On 6 July 1988, Jovcev became Apostolic Administrator of the Diocese of Sofia and Plovdiv and Titular Bishop of Lamphua. On 31 July 1988, he was consecrated bishop by Archbishop Francesco Colasuonno, Bishop Samuel Dzhundrin, AA and Exarch Metodi Stratiev, AA at Cathedral of St Louis, Plovdiv.

On 13 November 1995, he was appointed bishop of the Roman Catholic Diocese of Sofia and Plovdiv. Yovchev is a member of the Episcopal Conference of Bulgaria. In the Episcopal Conference of Bulgaria he was the chairman of various committees, including Congregation for Divine Worship and the Discipline of the Sacraments, Pontifical Council for Justice and Peace, Tip for Families, Council for Secular Parties and Council Catechism.

In the spring of 2025, in connection with his 75th anniversary, Bishop Yovchev submitted his resignation as diocesan bishop. On 16 July of the same year, the Pope accepted his resignation and on the same day a thanksgiving liturgy was celebrated in the Cathedral of St.
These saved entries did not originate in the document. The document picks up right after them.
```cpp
#define SI_C 320
#define SI_ROWS 256
#define SI_THREADS 512
#define SI_SLOT 40960
#define SI_OUT_AUX 0

struct StinParams {
  const void* x; const void* wp; const float* bp; const void* wqkv; const float* bqkv;
  void* x1; void* qkv;
  int M, NQ, ld_qkv;
  float eps;
  const float* gn_part; const float* gn_gamma; const float* gn_beta; int gn_chunks, gn_hw; float gn_eps;
#ifdef SI_TRACE
  unsigned long long* trace;
#endif
};

#ifdef SI_TRACE
#define SI_STAMP(k) do { if (P.trace && lane == 0) P.trace[((size_t)blockIdx.x * 8 + w) * 64 + (k)] = __builtin_readcyclecounter(); } while (0)
static unsigned long long* g_si_trace = nullptr;
extern "C" void lr_stin_set_trace(void* p) { g_si_trace = (unsigned long long*)p; }
#else
#define SI_STAMP(k) do { } while (0)
// ... 231 lines not shown
  if ((int64_t)a->NQ * SI_C * 2 >= ((int64_t)1 << 31)) return LR_E_UNSUPPORTED;
  StinParams P;
  P.x = a->x; P.wp = a->wp; P.bp = a->bp; P.wqkv = a->wqkv; P.bqkv = a->bqkv; P.x1 = a->x1; P.qkv = a->qkv;
  P.M = a->M; P.NQ = a->NQ; P.ld_qkv = a->ld_qkv; P.eps = a->ln_eps;
  const bool gn = a->gn_part != nullptr;
  if (gn) {
    if (!a->gn_gamma || !a->gn_beta || a->gn_chunks <= 0 || a->gn_hw <= 0) return LR_E_ARG;
    if (a->gn_hw % SI_ROWS || a->M % a->gn_hw) return LR_E_UNSUPPORTED;
    if (((uintptr_t)a->gn_part & 7) || (((uintptr_t)a->gn_gamma | (uintptr_t)a->gn_beta) & 3)) return LR_E_ALIGN;
  }
  P.gn_part = a->gn_part; P.gn_gamma = a->gn_gamma; P.gn_beta = a->gn_beta; P.gn_chunks = a->gn_chunks; P.gn_hw = a->gn_hw; P.gn_eps = a->gn_eps;
#ifdef SI_TRACE
  P.trace = g_si_trace;
#endif
  const size_t smem = 3 * SI_SLOT + (size_t)(SI_C + a->NQ + 2 * SI_C + 64) * sizeof(float);
  static unsigned long long attr_done[2] = {0, 0};
  if (gn) {
    if (lr_attr_needed(&attr_done[1]))
      hipFuncSetAttribute(reinterpret_cast<const void*>(stin_block_kernel<T, true>), hipFuncAttributeMaxDynamicSharedMemorySize, (int)smem);
    hipLaunchKernelGGL((stin_block_kernel<T, true>), dim3(a->M / SI_ROWS), dim3(SI_THREADS), smem, (hipStream_t)s, P);
  } else {
    if (lr_attr_needed(&attr_done[0]))
      hipFuncSetAttribute(reinterpret_cast<const void*>(stin_block_kernel<T, false>), hipFuncAttributeMaxDynamicSharedMemorySize, (int)smem);
    hipLaunchKernelGGL((stin_block_kernel<T, false>), dim3(a->M / SI_ROWS), dim3(SI_THREADS), smem, (hipStream_t)s, P);
  }
  return lr_launch_status();
}

extern "C" int lr_stin_block_f16(const lr_stin_args* a, lr_stream_t s) { return stin_block_t<f16>(a, s); }
extern "C" int lr_stin_block_bf16(const lr_stin_args* a, lr_stream_t s) { return stin_block_t<bf16>(a, s); }
```

leftrefill_amd/engine.py:

```python
import math
from dataclasses import dataclass
from typing import Optional

import torch

from . import packing
from . import train_ops as ops
from .ops import plan_batch_scale

_COMPUTE = [torch.float16]


def compute_dtype():
    return _COMPUTE[0]


class compute:

    def __init__(self, dtype):
        if dtype not in (torch.float16, torch.bfloat16):
            raise ValueError(f"compute dtype must be float16 or bfloat16, got {dtype}")
        self.dtype = dtype

    def __enter__(self):
# ... 1 lines not shown
        _COMPUTE[0] = self.dtype

    def __exit__(self, *exc):
        _COMPUTE[0] = self.prev


@dataclass
class Act:
    tok: torch.Tensor
    N: int
    H: int
    W: int
    tok2: Optional[torch.Tensor] = None
    gs: Optional[tuple] = None
    gs2: Optional[tuple] = None

    @property
    def HW(self):
        return self.H * self.W

    def materialize(self):
        if self.tok2 is None:
            return self.tok
        return torch.cat([self.tok, self.tok2], dim=1).contiguous()


def f32(p):
    return p.detach().float().contiguous()


# ... 163 lines not shown


def ln_linear(x, st, pn: PackedNorm, pl: PackedLinear, wide=None):
    if wide and pl.wf is not None and fold_ok(x) and ops.rowlin_ok(x.shape[0], x.shape[1], pl.wf.shape[0], wide):
        return ops.rowlin(x, pl.wf, pl.bf, eps=pl.eps)
    if st is not None and pl.wf is not None and fold_ok(x):
        return ops.gemm_conv(x, pl.wf, B=1, H=1, W=x.shape[0], taps=1, bias=pl.bf, ln=(st, pl.eps, pl.cs))
    return linear(ops.layer_norm(x, pn.g, pn.b, pn.eps), pl)


GN_FUSE = __import__("os").environ.get("LEFTREFILL_GN_FUSE", "1") != "0"
SKIP_FUSED = __import__("os").environ.get("LEFTREFILL_SKIP_FUSED", "1") != "0"
FF_PROJ = __import__("os").environ.get("LEFTREFILL_FF_PROJ", "1") != "0"


def gn_fuse_ok(x):
    return GN_FUSE and not (torch.is_grad_enabled() and x.requires_grad)


TRAIN_GN_STATS = __import__("os").environ.get("LEFTREFILL_TRAIN_GN_STATS", "1") != "0"
TRAIN_FORK = __import__("os").environ.get("LEFTREFILL_TRAIN_FORK", "1") != "0"


TRAIN_SKIP_FUSED = __import__("os").environ.get("LEFTREFILL_TRAIN_SKIP_FUSED", "1") != "0"


def gn_stats_ok(x):
    return GN_FUSE and (TRAIN_GN_STATS or not torch.is_grad_enabled())


def training(x):
    return torch.is_grad_enabled() and x.requires_grad


def forking(x):
    return TRAIN_FORK and training(x)


def conv(act: Act, pc: PackedConv, rowvec=None, resid=None, up=0, asym=False, gn_stats=False, skip=None, skip_parts=None):
    if pc.taps == 9:
        if up:
            H, W = act.H * 2, act.W * 2
        elif pc.stride == 2:
            H, W = act.H // 2, act.W // 2
        else:
            H, W = act.H, act.W
    else:
        H, W = act.H, act.W
    want = gn_stats and gn_stats_ok(act.tok) and pc.cout == pc.w.shape[0]
    extra = {} if skip_parts is None else {"skip_parts": skip_parts}
    y = ops.gemm_conv(act.tok, pc.w, B=act.N, H=H, W=W, Hs=act.H, Ws=act.W, taps=pc.taps, stride=pc.stride, up=up,
                      asym=asym, x2=act.tok2, bias=pc.b, rowvec=rowvec, resid=resid, want_gn_stats=want, skip=skip, **extra)
    y, gs = y if want else (y, None)
    return Act(y, act.N, H, W, gs=gs)


def _gn_train_stats(act: Act):
    HW = act.HW
    if not (act.gs is not None and HW % act.gs[1] == 0 and gn_stats_ok(act.tok)
            and (act.tok2 is None or (act.gs2 is not None and HW % act.gs2[1] == 0))):
        return None
    if act.tok2 is None and act.gs[2] is not None:
        return ("groups", act.gs[2], act.gs[3])
    return ("channels", act.gs, act.gs2)


def gn(act: Act, pn: PackedNorm, silu):
    HW = act.HW
    if training(act.tok) or (act.tok2 is not None and training(act.tok2)):
        return Act(ops.group_norm(act.tok, act.N, HW, pn.g, pn.b, pn.eps, silu, act.tok2, stats=_gn_train_stats(act)), act.N, act.H, act.W)
    fused = (act.gs is not None and HW % act.gs[1] == 0 and gn_fuse_ok(act.tok)
             and (act.tok2 is None or (act.gs2 is not None and HW % act.gs2[1] == 0)))
    if fused and act.tok2 is None and act.gs[2] is not None:
        y = ops.group_norm_groups(act.tok, act.N, HW, pn.g, pn.b, pn.eps, silu, act.gs[2], act.gs[3])
    elif fused:
        y = ops.group_norm_fused(act.tok, act.N, HW, pn.g, pn.b, pn.eps, silu, act.gs, act.tok2, act.gs2)
    else:
        y = ops.group_norm(act.tok, act.N, HW, pn.g, pn.b, pn.eps, silu, act.tok2)
    return Act(y, act.N, act.H, act.W)


def gn_fork(act: Act, pn: PackedNorm, silu):
    y, t1, t2 = ops.group_norm_fork(act.tok, act.N, act.HW, pn.g, pn.b, pn.eps, silu, act.tok2, stats=_gn_train_stats(act))
    return Act(y, act.N, act.H, act.W), Act(t1, act.N, act.H, act.W, tok2=t2)


def resblock(act: Act, pr: PackedRes, emb_out):
    if forking(act.tok) or (act.tok2 is not None and forking(act.tok2)):
        h, act = gn_fork(act, pr.n1, True)
    else:
        h = gn(act, pr.n1, True)
    h = conv(h, pr.c1, rowvec=emb_out, gn_stats=True)
    h = gn(h, pr.n2, True)
    if pr.c2s is not None and SKIP_FUSED and gn_fuse_ok(act.tok) and gn_fuse_ok(h.tok) and (act.tok2 is None or gn_fuse_ok(act.tok2)):
        return conv(h, pr.c2s, gn_stats=True, skip=(act.tok, act.tok2))
    if (pr.c2s is not None and SKIP_FUSED and TRAIN_SKIP_FUSED and (training(h.tok) or training(act.tok) or (act.tok2 is not None and training(act.tok2)))
            and h.tok2 is None):
        return conv(h, pr.c2s, gn_stats=True, skip=(act.tok, act.tok2), skip_parts=(pr.c2.w, pr.skip.w))
    if pr.skip is not None:
        resid = conv(act, pr.skip).tok
    else:
        resid = act.materialize()
    return conv(h, pr.c2, resid=resid, gn_stats=True)
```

Ludwig in Plovdiv, attended by Bishops Petko Valov, Strahil Kavalenov, Rumen Stanev and Christo Proykov, as well as priests from the diocese.

==Awards==
Yovchev was awarded with the Grand Cross of the Order pro merito Melitensi, from the Order of Malta, on 19 June 2009 in the city of Rakovski, Bulgaria.

==Collaboration with Communist regime's secret service==
In 2012, Bishop Yovchev was charged that in 1987 he was recruited by the Bulgarian secret service. He called all these accusations as slander.